Ce mécanisme qualifié d’“action directe sur l’érythrocytose” constitue une avancée conceptuelle majeure :
- un contrôle pharmacologique stable de l’hématocrite,
- sans variations extrêmes induites par les cycles de saignées,
- sans cytotoxicité,
- sans épuisement médullaire.
Pour la première fois, une stratégie thérapeutique s’attaque réellement à la physiopathologie intime de la PV.
L’étude VERIFY : design et critères
VERIFY (NCT05210790) est un essai international de phase III, randomisé, contrôlé contre placebo, en double aveugle, avec extension en ouvert. 293 patients atteints de PV ayant nécessité des phlébotomies fréquentes malgré traitement standard.
Schéma :
- S0–S32 (1a) : Rusfertide + soins standards vs placebo + soins standards
- S32–S52 (1b) : tous les patients sous Rusfertide (cross-over)
- S52–S156 (Partie 2) : extension de long terme en cours
Critères principaux :
- absence d’éligibilité à la phlébotomie
- hématocrite < 45 %
- délai avant première saignée
- scores PROMIS Fatigue et MFSAF TSS-7
- tolérance générale (AEs, SAEs)
Résultats : un contrôle prolongé et robuste
Durabilité de la réponse
- 61,9 % des patients sous Rusfertide sont restés non éligibles à la saignée entre 0 et 52 semaines.
- Après cross-over, 78 % des patients initialement sous placebo atteignent également ce critère.
- Le délai médian avant première saignée n’est pas atteint avec Rusfertide (vs 16 semaines sous placebo).
Contrôle de l’hématocrite
- Hématocrite moyen < 43 % durant toute la phase ouverte (S32–S52).
- Médiane du délai avant Ht ≥ 45 % : non atteinte.
Symptomatologie
Amélioration durable de la fatigue (PROMIS) et des symptômes PV (MFSAF), cohérente avec la stabilisation hématologique.
Tolérance : un profil rassurant
|
Effet indésirable |
Incidence |
Commentaire |
|
Réactions locales |
47 % |
Grade 1–2 |
|
Anémie |
26 % |
Modérée, réversible |
|
Fatigue |
20 % |
Comparable au placebo |
|
EIG |
8 % |
Aucun signal inattendu |
|
Thromboembolie |
2 cas |
Répartis sur 1a et 1b |
Pas de toxicité hépatique, pas de signal systémique nouveau.
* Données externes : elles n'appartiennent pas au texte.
class DiscreteGroupCostFunction:

    def __init__(self, ctx, num_subjects, simmeasure=2, fixnan=False, lambda_=0.1, mu=0.1, kappa=10.0, k_exp=2.0, rexp=2.0, range_=1.0,
                 percentile=0.75):
        from ._lib import GroupParams

        self.ctx = ctx
        self.S = num_subjects
        self.params = GroupParams(simmeasure, int(fixnan), lambda_, mu, kappa, k_exp, rexp, range_, percentile)
        self.h = lib().msm_group_create(ctx.h, C.byref(self.params), num_subjects)
        if not self.h:
            raise MsmError(-1, lib().msm_last_error().decode())
        self._keep = {}

    def close(self):
        if getattr(self, "h", None) and getattr(self.ctx, "h", None):
            lib().msm_group_destroy(self.h)
        self.h = None

    def __del__(self):
        self.close()

    def set_template(self, mesh, mask=None):
        self._keep["template"] = mesh
        check(lib().msm_group_set_template(self.h, mesh.h, _d(mask)[1] if mask is not None else None))

    def Initialize(self, cp_xyz, cp_tri):
        x, px = _soa(cp_xyz)
        t, pt = _tri_soa(cp_tri)
        self.N, self.Tc = x.shape[1], t.shape[1]
        check(lib().msm_group_set_controlgrid(self.h, px, pt, self.N, self.Tc))

    def reset_meshspace(self, subject, data_mesh, feat):
        f, pf = _d(np.atleast_2d(feat))
        self._keep[("data", subject)] = data_mesh
        self.D = f.shape[0]
        check(lib().msm_group_set_subject(self.h, subject, data_mesh.h, pf, f.shape[0]))

    def reset_CPgrid(self, subject, cp_xyz):
        check(lib().msm_group_reset_cpgrid(self.h, subject, _soa(cp_xyz)[1]))

    def set_labels(self, labels):
        l, pl = _soa(labels)
        self.L = l.shape[1]
        check(lib().msm_group_set_labels(self.h, pl, self.L))

    REFERENCE_ORDER, CP_MAJOR = 0, 1
    DEVICE_ROTATIONS, HOST_ROTATIONS = 0, 1

    def set_rotation_mode(self, mode):
        check(lib().msm_group_set_rotation_mode(self.h, int(mode)))

    def set_pair_layout(self, layout):
        check(lib().msm_group_set_pair_layout(self.h, int(layout)))

    def setupCostFunction(self):
        check(lib().msm_group_setup(self.h))
        n, p, t = C.c_int32(), C.c_int32(), C.c_int32()
        check(lib().msm_group_sizes(self.h, C.byref(n), C.byref(p), C.byref(t)))
        self.num_nodes, self.P, self.T = n.value, p.value, t.value

    def setup_subjects(self, subjects):
        s, ps = _i(np.asarray(list(subjects), dtype=np.int32))
        check(lib().msm_group_setup_subjects(self.h, ps, len(s)))

    def setup_more_subjects(self, subjects):
        s, ps = _i(np.asarray(list(subjects), dtype=np.int32))
        check(lib().msm_group_setup_more_subjects(self.h, ps, len(s)))

    def export_subject(self, subject):
        n = C.c_int64()
        check(lib().msm_group_export_subject(self.h, int(subject), None, None, None, 0, C.byref(n)))
        Vt = self._keep["template"].V
        F = np.zeros((self.L, self.D, Vt))
        pptr = np.zeros(self.N * self.L + 1, dtype=np.int32)
        pidx = np.zeros(max(n.value, 1), dtype=np.int32)
        check(lib().msm_group_export_subject(self.h, int(subject), F.ctypes.data_as(c_dp), pptr.ctypes.data_as(c_ip), pidx.ctypes.data_as(c_ip),
                                             len(pidx), C.byref(n)))
        return F, pptr, pidx[: n.value]

    def import_subject(self, subject, F, pptr, pidx):
        F, pF = _d(F)
        pp, ppp = _i(pptr)
        pi, ppi = _i(pidx)
        check(lib().msm_group_import_subject(self.h, int(subject), pF, ppp, ppi if len(pi) else None, len(pi)))

    def subject_index_count(self, subject):
        n = C.c_int64()
        check(lib().msm_group_export_subject_dev(self.h, int(subject), None, None, None, 0, C.byref(n)))
        return n.value

    def export_subject_dev(self, subject, F_ptr, pptr_ptr, pidx_ptr, cap):
        n = C.c_int64()
        check(lib().msm_group_export_subject_dev(self.h, int(subject), C.c_void_p(F_ptr), C.c_void_p(pptr_ptr), C.c_void_p(pidx_ptr), int(cap), C.byref(n)))
        return n.value

    def import_subject_dev(self, subject, F_ptr, pptr_ptr, pidx_ptr, npidx):
        check(lib().msm_group_import_subject_dev(self.h, int(subject), C.c_void_p(F_ptr), C.c_void_p(pptr_ptr), C.c_void_p(pidx_ptr), int(npidx)))

    def export_subjects_dev(self, subjects, F_ptr, F_stride, pptr_ptr, pptr_stride, pidx_ptr, pidx_stride):
        s, ps = _i(np.asarray(list(subjects), dtype=np.int32))
        n = np.zeros(max(len(s), 1), dtype=np.int64)
        check(lib().msm_group_export_subjects_dev(self.h, ps, len(s), C.c_void_p(F_ptr), int(F_stride), C.c_void_p(pptr_ptr), int(pptr_stride),
                                                  C.c_void_p(pidx_ptr), int(pidx_stride), n.ctypes.data_as(C.POINTER(C.c_int64))))
        return n[: len(s)]

    def import_subjects_dev(self, subjects, F_ptr, F_stride, pptr_ptr, pptr_stride, pidx_ptr, pidx_stride, npidx):
        s, ps = _i(np.asarray(list(subjects), dtype=np.int32))
        n = np.ascontiguousarray(np.asarray(npidx, dtype=np.int64))
        assert len(n) == len(s)
        check(lib().msm_group_import_subjects_dev(self.h, ps, len(s), C.c_void_p(F_ptr), int(F_stride), C.c_void_p(pptr_ptr), int(pptr_stride),
                                                  C.c_void_p(pidx_ptr), int(pidx_stride), n.ctypes.data_as(C.POINTER(C.c_int64))))

    def fusionMove_dev(self, labeling, label, pair_range, triplet_range, quads_ptr, octets_ptr):
        lab, pl = _i(labeling)
        check(lib().msm_group_fusion_move_dev(self.h, pl, int(label), int(pair_range[0]), int(pair_range[1]), int(triplet_range[0]), int(triplet_range[1]),
                                              C.c_void_p(quads_ptr), C.c_void_p(octets_ptr)))

    def time_moves(self, on=True):
        check(lib().msm_group_time_moves(self.h, int(on)))

    def move_kernels_ms(self):
        ms = C.c_double(-1.0)
        check(lib().msm_group_move_kernels_ms(self.h, C.byref(ms)))
        return ms.value

    def finalize(self):
        check(lib().msm_group_finalize(self.h))
        n, p, t = C.c_int32(), C.c_int32(), C.c_int32()
        check(lib().msm_group_sizes(self.h, C.byref(n), C.byref(p), C.byref(t)))
        self.num_nodes, self.P, self.T = n.value, p.value, t.value

    def getPairs(self):
        out = np.zeros((self.P, 2), dtype=np.int32)
        check(lib().msm_group_get_pairs(self.h, out.ctypes.data_as(c_ip)))
        return out

    def fusionMove(self, labeling, label, out=None):
        lab, pl = _i(labeling)
        quads, octets = (np.zeros((self.P, 4)), np.zeros((self.T, 8))) if out is None else out
        assert quads.shape == (self.P, 4) and octets.shape == (self.T, 8) and quads.dtype == octets.dtype == np.float64
        assert quads.flags.c_contiguous and octets.flags.c_contiguous
        check(lib().msm_group_fusion_move(self.h, pl, int(label), quads.ctypes.data_as(c_dp), octets.ctypes.data_as(c_dp)))
        return quads, octets

    def getTriplets(self):
        out = np.zeros((self.T, 3), dtype=np.int32)
        check(lib().msm_group_get_triplets(self.h, out.ctypes.data_as(c_ip)))
        return out

    def patch(self, subject, cp, label):
        subject, cp, label = int(subject), int(cp), int(label)
        n = C.c_int32()
        check(lib().msm_group_patch(self.h, subject, cp, label, None, None, 0, C.byref(n)))
        ids = np.zeros(n.value, dtype=np.int32)
        data = np.zeros((n.value, self.D))
        check(lib().msm_group_patch(self.h, subject, cp, label, ids.ctypes.data_as(c_ip), data.ctypes.data_as(c_dp), n.value, C.byref(n)))
        return ids, data

    def computePairwiseCost(self, pair, la, lb):
        p, pp = _i(np.atleast_1d(pair))
        a, pa = _i(np.atleast_1d(la))
        b, pb = _i(np.atleast_1d(lb))
        out = np.zeros(len(p))
        check(lib().msm_group_pairwise_batch(self.h, pp, pa, pb, len(p), out.ctypes.data_as(c_dp)))
        return out

    def computeTripletCost(self, t, la, lb, lc):
        t_, pt = _i(np.atleast_1d(t))
        a, pa = _i(np.atleast_1d(la))
        b, pb = _i(np.atleast_1d(lb))
        c_, pc = _i(np.atleast_1d(lc))
        out = np.zeros(len(t_))
        check(lib().msm_group_triplet_batch(self.h, pt, pa, pb, pc, len(t_), out.ctypes.data_as(c_dp)))
        return out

Interprétation : un mécanisme validé en clinique
Le Rusfertide confirme la pertinence d’une approche physiologique, ciblant la disponibilité du fer pour stabiliser l’hématocrite et réduire drastiquement les saignées.
Andrew Kuykendall (Moffitt Cancer Center) résume :
« Nous avons désormais la preuve qu’un contrôle durable de l’hématocrite est possible sans recourir aux saignées répétées.
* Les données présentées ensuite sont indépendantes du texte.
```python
class Result(C.Structure):
    _fields_ = [("chrom", C.c_void_p), ("start", C.c_void_p), ("end", C.c_void_p), ("snp_count", C.c_void_p),
                ("n2d", C.c_void_p), ("n1d_p1", C.c_void_p), ("n1d_p2", C.c_void_p), ("T2D", C.c_void_p),
                ("T1D_p1", C.c_void_p), ("T1D_p2", C.c_void_p), ("flags", C.c_void_p)]
# ... 228 lines not shown
        self._check(self._L.tdsfs_synth_genotypes(self._h, C.c_void_p(G_dev_ptr), C.c_int64(S), C.c_int64(snp0), C.c_int32(words1),
                                                  C.c_int32(words2), C.c_int32(ns1), C.c_int32(ns2), C.c_uint64(seed),
                                                  C.c_double(missing_rate), C.c_double(fst)))

    def timings(self):
        ms = (C.c_float * 10)()
        self._check(self._L.tdsfs_timings(self._h, ms, C.c_int32(10)))
        names = ["k1_count", "finalize", "k2_bounds", "k3_small", "k3_large", "background_call", "scan_call", "pass_total", "exchange"]
        return dict(zip(names, list(ms)))

    def launch_count(self):
        return int(self._L.tdsfs_launch_count(self._h))

    def scan_info(self):
        f, b = C.c_int32(), C.c_int32()
        self._check(self._L.tdsfs_scan_info(self._h, C.byref(f), C.byref(b)))
        return bool(f.value), int(b.value)

    def tail_stamps(self):
        out = (C.c_uint64 * 8)()
        self._check(self._L.tdsfs_tail_stamps(self._h, out))
        return [int(x) for x in out]

    def check(self):
        self._check(self._L.tdsfs_check(self._h))
```

include/tdsfs.h:

```cpp
#ifndef TDSFS_H
#define TDSFS_H

#include <stdint.h>

#ifdef __cplusplus
extern "C" {
#endif

typedef struct tdsfs_ctx tdsfs_t;

enum {
  TDSFS_OK = 0,
  TDSFS_ERR_ARG = 1,
  TDSFS_ERR_CUDA = 2,
  TDSFS_ERR_STATE = 3,
  TDSFS_ERR_RANGE = 4,
  TDSFS_ERR_RETRY = 5
};

enum {
  TDSFS_F_T2D_NONE = 1,
  TDSFS_F_T1D_P1_NONE = 2,
  TDSFS_F_T1D_P2_NONE = 4,
  TDSFS_F_EMPTY = 8,
// ... 71 lines not shown
int tdsfs_fetch_results(tdsfs_t* ctx, tdsfs_result_t* out, int64_t cap, int64_t* n_windows);

int tdsfs_check(tdsfs_t* ctx);

int tdsfs_run_bp(tdsfs_t* ctx, int32_t bg_mode, int64_t W, tdsfs_result_t* out, int64_t cap, int64_t* n_windows);

int tdsfs_set_poisson_background(tdsfs_t* ctx, const double* q2d);
int tdsfs_scan_poisson_bp(tdsfs_t* ctx, int64_t W, tdsfs_result_t* out, int64_t cap, int64_t* n_windows);

int tdsfs_step_bp(tdsfs_t* ctx, int32_t bg_mode, int64_t W);

int tdsfs_window_spectra(tdsfs_t* ctx, int64_t window, uint64_t* sfs2d, uint64_t* sfs1d_p1, uint64_t* sfs1d_p2);

int tdsfs_likelihood(tdsfs_t* ctx, const int64_t* x, const double* b, int64_t n, double B, double* T, int32_t* flag);

int tdsfs_poisson_score(tdsfs_t* ctx, const int64_t* x, const double* mu, int64_t n, double* score);

int tdsfs_synth_genotypes(tdsfs_t* ctx, void* G_dev, int64_t S, int64_t snp0, int32_t words1, int32_t words2,
                          int32_t ns1, int32_t ns2, uint64_t seed, double missing_rate, double fst);
int tdsfs_timings(tdsfs_t* ctx, float* ms, int32_t n);
int64_t tdsfs_launch_count(tdsfs_t* ctx);
int tdsfs_scan_info(tdsfs_t* ctx, int32_t* fused, int32_t* record_bytes);
int tdsfs_tail_stamps(tdsfs_t* ctx, uint64_t* out8);
int tdsfs_version(void);

#ifdef __cplusplus
}
#endif
#endif
```

Baseline: 22.42 billion.

## Add dynamic tail work-stealing to fused count kernel via atomic chunk pool

The fused count kernel now splits its row range into a static part (about 85% by default) that is divided evenly across warps, plus a pool of shrinking chunks that warps claim through a global atomic counter once their static range is done. Chunk bounds are snapped to window boundaries and cached in a tagged global array, and the next chunk's first tile is prefetched at the end of the current one. A per-launch epoch counter resets the pool. The aim is to cut load imbalance at the tail of the scan, at the cost of extra atomics, window-state resets and a second kernel instantiation. The likelihood consume loop also skips unused batch groups, and optional per-CTA timing stamps are added for profiling.

```diff
diff --git a/2dsfs-scan_b200/csrc/tdsfs.cu b/2dsfs-scan_b200/csrc/tdsfs.cu
--- a/2dsfs-scan_b200/csrc/tdsfs.cu
+++ b/2dsfs-scan_b200/csrc/tdsfs.cu
@@ -116,6 +116,11 @@
   bool tables_from_exchange = false;
   unsigned int* d_gridbar = nullptr;
   unsigned long long* d_stamps = nullptr;
+  unsigned int* d_k1dyn = nullptr;
+  unsigned long long* d_k1bnd = nullptr;
+  long long k1bnd_cap = 0;
+  unsigned long long* d_cta_stamps = nullptr;
+  int cta_stamps_n = 0;
   bool want_tail_exchange = false;
   bool x_timed = false;
   int score_group_warps = 1;
@@ -240,6 +245,12 @@
     CKR(dev_alloc(&c->d_stamps, 8));
     CK(cudaMemsetAsync(c->d_stamps, 0, 8 * sizeof(unsigned long long), c->stream));
   }
+  CKR(dev_alloc(&c->d_k1dyn, 4));
+  CK(cudaMemsetAsync(c->d_k1dyn, 0, 4 * sizeof(unsigned int), c->stream));
+  if (getenv("TDSFS_K1_STAMPS")) {
+    CKR(dev_alloc(&c->d_cta_stamps, 2 * (long long)c->sm_count));
+    CK(cudaMemsetAsync(c->d_cta_stamps, 0, 2 * (size_t)c->sm_count * sizeof(unsigned long long), c->stream));
+  }
   CKR(dev_alloc(&c->d_dxI, LN_TABLE));
   k_dx_table<<<(LN_TABLE + 255) / 256, 256, 0, c->stream>>>(c->d_dxI, LN_TABLE);
   c->launches++;
@@ -310,6 +321,7 @@
   dev_free(c->r_T1b); dev_free(c->r_flags); dev_free(c->d_scratch);
   for (int i = 0; i < NEV; ++i) if (c->ev[i]) cudaEventDestroy(c->ev[i]);
   dev_free(c->d_dxI); dev_free(c->d_ws); dev_free(c->d_gridbar); dev_free(c->d_stamps);
+  dev_free(c->d_k1dyn); dev_free(c->d_k1bnd); dev_free(c->d_cta_stamps);
   cudaStreamDestroy(c->own_stream);
   cudaStreamDestroy(c->copy_stream);
   cudaStreamDestroy(c->plan_stream);
@@ -712,10 +724,16 @@
         if (smem > smem_max) return fail(TDSFS_ERR_ARG, "count kernel geometry needs %d bytes of shared memory (warps %d, depth %d)", smem, p.cwarps, depth);
         const bool plain = !c->dFlags && c->nfix == 0 && p.bg_group == nullptr && p.bg_lo < 0 && c->fold && c->fmt.narrow &&
                            c->n1 >= 32 && c->n2 >= 32 && c->n1 <= 1023 && c->n2 <= 1023 && !getenv("TDSFS_NO_PLAIN");
-        void (*kern)(FusedParams) = plain ? k1_fused<0, 0, true> : k1_fused<0, 0, false>;
-        if (plain && c->W1 == 32 && c->W2 == 32) kern = k1_fused<32, 32, true>;
-        else if (plain && c->W1 == 14 && c->W2 == 14) kern = k1_fused<14, 14, true>;
-        CK(cudaFuncSetAttribute(kern, cudaFuncAttributeMaxDynamicSharedMemorySize, smem));
+        void (*kerns[2])(FusedParams) = {plain ? k1_fused<0, 0, true, false> : k1_fused<0, 0, false, false>,
+                                         plain ? k1_fused<0, 0, true, true> : k1_fused<0, 0, false, true>};
+        if (plain && c->W1 == 32 && c->W2 == 32) {
+          kerns[0] = k1_fused<32, 32, true, false>;
+          kerns[1] = k1_fused<32, 32, true, true>;
+        } else if (plain && c->W1 == 14 && c->W2 == 14) {
+          kerns[0] = k1_fused<14, 14, true, false>;
+          kerns[1] = k1_fused<14, 14, true, true>;
+        }
+        for (auto kn : kerns) CK(cudaFuncSetAttribute(kn, cudaFuncAttributeMaxDynamicSharedMemorySize, smem));
         const bool one_launch = c->chunks.size() == 1 && !c->chunks[0].ev && c->chunks[0].r1 > c->chunks[0].r0;
         const bool tail_x = c->want_tail_exchange && one_launch && mode != TDSFS_BG_NONE && NG == 1 && c->peer_ready &&
                             c->d_hist == c->peer_exported_hist && c->gstride == c->peer_words;
@@ -740,15 +758,50 @@
           }
         }
         const long long tile_rows = (long long)p.tile_blocks * BLK;
+        constexpr double K1_DYN_MIN_WINDOWS = 16.0;
+        const char* e_static = getenv("TDSFS_K1_STATIC");
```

Le Rusfertide stabilise la maladie et redonne de l’autonomie au patient. »
Commentaire d’un expert français :
« VERIFY montre que l’on peut contrôler la PV en ciblant l’excès de fer utilisable.
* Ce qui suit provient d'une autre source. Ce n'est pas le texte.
# vita-epfl/CrowdNav

Measured on NVIDIA H100. Metric: env-steps/sec at 5 humans × batched envs; 500-case success/collision parity, higher is better.
Workload: dtype f64 state + f32 ORCA solver

## Files before the change

crowdnav_b200/csrc/reset_kernel.cu:

```cuda
#include <limits.h>
#include "scene.cuh"

namespace cs {

__device__ __forceinline__ bool next_seed(const crowdsim_reset_args &a, int e, const int *assigned, uint32_t &seed, int &case_id)
{
    if (a.case_counter) {
        const int c = assigned ? assigned[e] : atomicAdd(a.case_counter, 1);
        if (c >= a.case_total) return false;
        seed = queue_seed(a, c); case_id = c;
        return true;
    }
    seed = a.seed[e];
    if (a.seed_stride) a.seed[e] = seed + a.seed_stride;
    case_id = -1;
    return true;
}

struct ResetKArgs {
    crowdsim_reset_args a;
    crowdsim_state st;
    crowdsim_episodes ep;
    crowdsim_autoreset ar;
    int has_ep, B, N;
    int *assigned;
};

__device__ __forceinline__ void reset_env(const ResetKArgs &A, int e, MT &rng)
{
    const crowdsim_reset_args &a = A.a;
    const int N = A.N;
    uint32_t seed; int case_id;
    if (!next_seed(a, e, A.assigned, seed, case_id)) {
        if (A.st.active) A.st.active[e] = 0;
        if (A.has_ep) A.ep.ep_case[e] = -1;
        return;
    }
    rng.seed(seed);
    double *hp = A.st.h_pos + (size_t)e * N * 2, *hv = A.st.h_vel + (size_t)e * N * 2;
    double *hg = A.st.h_goal + (size_t)e * N * 2, *ha = A.st.h_attr + (size_t)e * N * 2;
    st2(A.st.r_pos, e, make_double2(0.0, -a.circle_radius)); st2(A.st.r_goal, e, make_double2(0.0, a.circle_radius));
    st2(A.st.r_vel, e, make_double2(0, 0)); st2(A.st.r_attr, e, make_double2(a.robot_radius, a.robot_v_pref));
    if (A.st.r_theta) A.st.r_theta[e] = CS_PI / 2;
    A.st.g_time[e] = 0.0;
    generate_scene(rng, a, N, hp, hg, ha);
    for (int i = 0; i < N; ++i) { hv[2 * i] = 0.0; hv[2 * i + 1] = 0.0; }
    if (A.st.active) A.st.active[e] = 1;
    if (A.has_ep) {
        A.ep.ep_steps[e] = 0; A.ep.ep_return[e] = 0.0; A.ep.ep_too_close[e] = 0; A.ep.ep_min_dist_sum[e] = 0.0;
        if (a.case_counter) A.ep.ep_case[e] = case_id;
    }
}

__device__ __forceinline__ void prefetch_env(const ResetKArgs &A, int e, MT &rng)
{
    const crowdsim_autoreset &ar = A.ar;
    const int N = A.N;
    uint32_t seed; int case_id;
    if (!next_seed(A.a, e, A.assigned, seed, case_id)) {
        ar.n_case[e] = -1;
        st_release_u8(ar.n_state + e, CROWDSIM_SLOT_EXHAUSTED);
        return;
    }
    rng.seed(seed);
    generate_scene(rng, A.a, N, ar.n_h_pos + (size_t)e * N * 2, ar.n_h_goal + (size_t)e * N * 2, ar.n_h_attr + (size_t)e * N * 2);
    ar.n_case[e] = case_id;
    st_release_u8(ar.n_state + e, CROWDSIM_SLOT_READY);
}
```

C’est une stratégie plus rationnelle et potentiellement moins thrombogène que les saignées fréquentes. »
Impact clinique et perspectives
1. Nouveau paradigme pour les patients dépendants des saignées
Une injection hebdomadaire, auto-administrée, qui stabilise durablement l’hématocrite.
2. Prévention thrombotique
Une hématocrite stable, sans fluctuations extrêmes, pourrait réduire les pics de viscosité.
3. Nouvelles indications en exploration
- Thalassémies non transfusion-dépendantes
- Anémies du cancer
- Autres MPN avec érythrocytose
4. Données long terme attendues
La phase d’extension (S52–S156) précisera la stabilité, la sécurité prolongée, et l’impact sur le risque thrombotique.
Limites
- Durée analysée encore limitée à 52 semaines
- Population enrichie en patients très dépendants des saignées
- Enjeux d’accès, coût, place exacte dans la stratégie PV restent à définir
Conclusion : un tournant pour la polyglobulie de Vaquez
VERIFY confirme le Rusfertide comme la première alternative pharmacologique crédible aux saignées répétées.
Un traitement hebdomadaire, simple, fondé sur une physiologie robuste, et capable d’offrir un contrôle stable et durable de la maladie, tout en améliorant la qualité de vie.